- Pela Redação
- 29/05/2023
Andhressa Barbosa
O barulho do tiro que no coração que levou a vida do “pai dos pobres” ainda ecoa no quarto do Palácio do Catete. Ir ao Museu da República é como entrar em um túmulo, com direito a sentir o cheiro frio do lugar onde aconteceu o suicídio do presidente Getúlio Vargas. É tão mórbido quanto surpreendente sentir esse instante suspenso no tempo depois de tantos anos.
Lá estão a cama, o pijama perfurado manchado de sangue e uma voz lendo a carta deixada como um Sísifo carregando sua pedra até o topo e a vendo cair para recomeçar. É um espaço carregado de simbolismo, onde cada detalhe serve como recurso narrativo para perpetuar a imagem de um líder em sacrifício. A materialidade da dor de um coração que sofre é usada para lembrar ao visitante que política, às vezes, sangra.
A história política brasileira é, antes de tudo, uma história de golpes e contragolpes, sempre movidos a comoções do coração do povo escondendo da sua razão os motivos reais, os interesses econômicos. Não raro, quando os fatos parecem escapar à razão, é o sentimento que toma as rédeas da narrativa pública. A política, é a ciência da performance, não basta trabalhar muito e mudar a realidade de uma cidade, estado ou país. É preciso conseguir narrar isso e performar bem, é preciso fazer com que as pessoas se sintam conectadas. E as pessoas vão dar mil razões para justificar suas escolhas de candidatos, mas no final, a razão é visceral, “é do coração”.
E o tiro nele, no próprio coração, em pleno exercício do poder foi uma escolha meticulosa de quem queria sair da vida para entrar na história de forma tão trágica. O coração choca, mas o ele também pode ser sinônimo de sensibilidade a serviço do bem comum. Não é à toa que candidatas mulheres usam e abusam de logos e gestos remetendo ao coração. Claro que não só elas, mas ligar o feminino às emoções é parte do arquétipo, do senso comum. Quando queremos dizer que um governador tem ações sociais, dizemos que mesmo sendo um gestor firme, ele é sensível.
Na comunicação política, essa exposição das entranhas tem diferentes formas e intenções. Na última semana, vimos uma outra figura presidencial apelando para exibição literal de suas vísceras nas redes sociais. Mas, será que que a intenção era chocar para comover ou chocar para inflamar os ânimos em meio a processos judiciais que correm no STF? Qual o limite entre sensibilizar e engajar na sua luta e causar repúdio. A medida do uso correto do grotesco exige cálculo, e será que quem a utiliza, domina a arte da empatia? Expor as tripas mobiliza uma base já sensibilizada, isso é fato, se fala para convertidos, mas a repulsa que ela causa, traz mais rejeição ou sensibiliza e comove?

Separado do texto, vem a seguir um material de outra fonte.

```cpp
int32_t u3d_igemm_fwd_bf16(const void* in, const void* w, const int32_t* nbr, int32_t ld, void* out,
                           const int32_t* n_out_dev, int32_t n_out_cap, int32_t cin, int32_t cout, int32_t kvol,
                           int32_t transpose_w, u3d_stream s);
int32_t u3d_igemm_fwd_add_bf16(const void* in, const void* w, const int32_t* nbr, int32_t ld, const void* addend, void* out,
                               const int32_t* n_out_dev, int32_t n_out_cap, int32_t cin, int32_t cout, int32_t kvol,
                               int32_t transpose_w, u3d_stream s);
int32_t u3d_linear_bf16(const void* x, const void* w, const float* bias, int32_t relu, void* out, const int32_t* m_dev,
                        int32_t m_cap, int32_t k, int32_t n, u3d_stream s);
int64_t u3d_bn_fold_job_bytes(void);
int32_t u3d_bn_fold_job_blocks(int32_t kvol, int32_t cout, int32_t cin);
int32_t u3d_bn_fold_batched(const void* jobs, int32_t njobs, int32_t total_blocks, u3d_stream s);
int32_t u3d_igemm_fwd_affine_bf16(const void* in, const void* w_folded, const int32_t* nbr, int32_t ld, const float* shift, int32_t relu,
                                  void* out, const int32_t* n_out_dev, int32_t n_out_cap, int32_t cin, int32_t cout, int32_t kvol,
                                  u3d_stream s);
int32_t u3d_igemm_fwd_affine_plan(int32_t n_out_cap, int32_t cin, int32_t cout, int32_t kvol, int32_t has_nbr, int32_t* kernel,
                                  int32_t* rows, int32_t* cols);
int32_t u3d_igemm_fwd_split_bf16(const void* in, const void* w, const int32_t* nbr, int32_t ld, float* out, const int32_t* n_out_dev,
                                 int32_t n_out_cap, int32_t cin, int32_t cout, int32_t kvol3, double* stats, const float* addend, u3d_stream s);
int32_t u3d_igemm_direct_split_bf16(const void* in, const void* w3, const int32_t* nbr, int32_t ld, float* out, const int32_t* n_out_dev,
                                    int32_t n_out_cap, int32_t n_in_cap, int32_t cin, int32_t cout, u3d_stream s);
int32_t u3d_igemm_direct_affine_bf16(const void* in, const void* w_folded, const int32_t* nbr, int32_t ld, const float* shift,
                                     int32_t relu, const void* addend, void* out, const int32_t* n_out_dev, int32_t n_out_cap,
                                     int32_t cin, int32_t cout, u3d_stream s);
// ... 468 lines not shown
```

uni3detr_amd/csrc/geometry.hip:

```cpp
#include "common.h"
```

Acima das tripas, o coração também é usado de forma simbólica e ele ao lado do slogan “o amor venceu” mobilizaram afetos que contrapunham o discurso da raiva e do medo. Foi uma estratégia emocional, mas positiva, centrada na ideia de reconstrução e esperança. O marketing político, nesse caso, apostou no afeto como linguagem universal, e venceu.
Esses dois polos – o das tripas e o do coração – refletem estratégias distintas de comunicação política. Uma agressiva e visceral, combativa, contra tudo isso que tá aí, canaliza a insatisfação de um país com abismos sociais imensos, com analfabetismo funcional, com saúde pública sempre em escândalos. A segunda estratégia, mais afetiva e agregadora, aposta na construção simbólica do bem comum, mas que reprime e ignora a raiva, a dor, a angústia de quem vive os problemas reais do país, o trabalhador que passa horas no transporte, a insegurança diante da violência.
Ambas são estratégias legítimas, mas ambas falam para convertidos.
Como profissional do marketing político, vejo que cada tempo e cada político exigem uma sensibilidade própria. Não podemos negar o sangue, a vida é visceral, mas o povo anseia por afeto. Por outro lado, é importante deixar claro que não adianta o amor vencer se ele reprime e não encara os problemas sociais, a fome, a corrupção. Também não adianta apelar para o grotesco em momentos críticos. Talvez seja hora de começar a nascer outros discursos políticos que agreguem das tripas ao coração.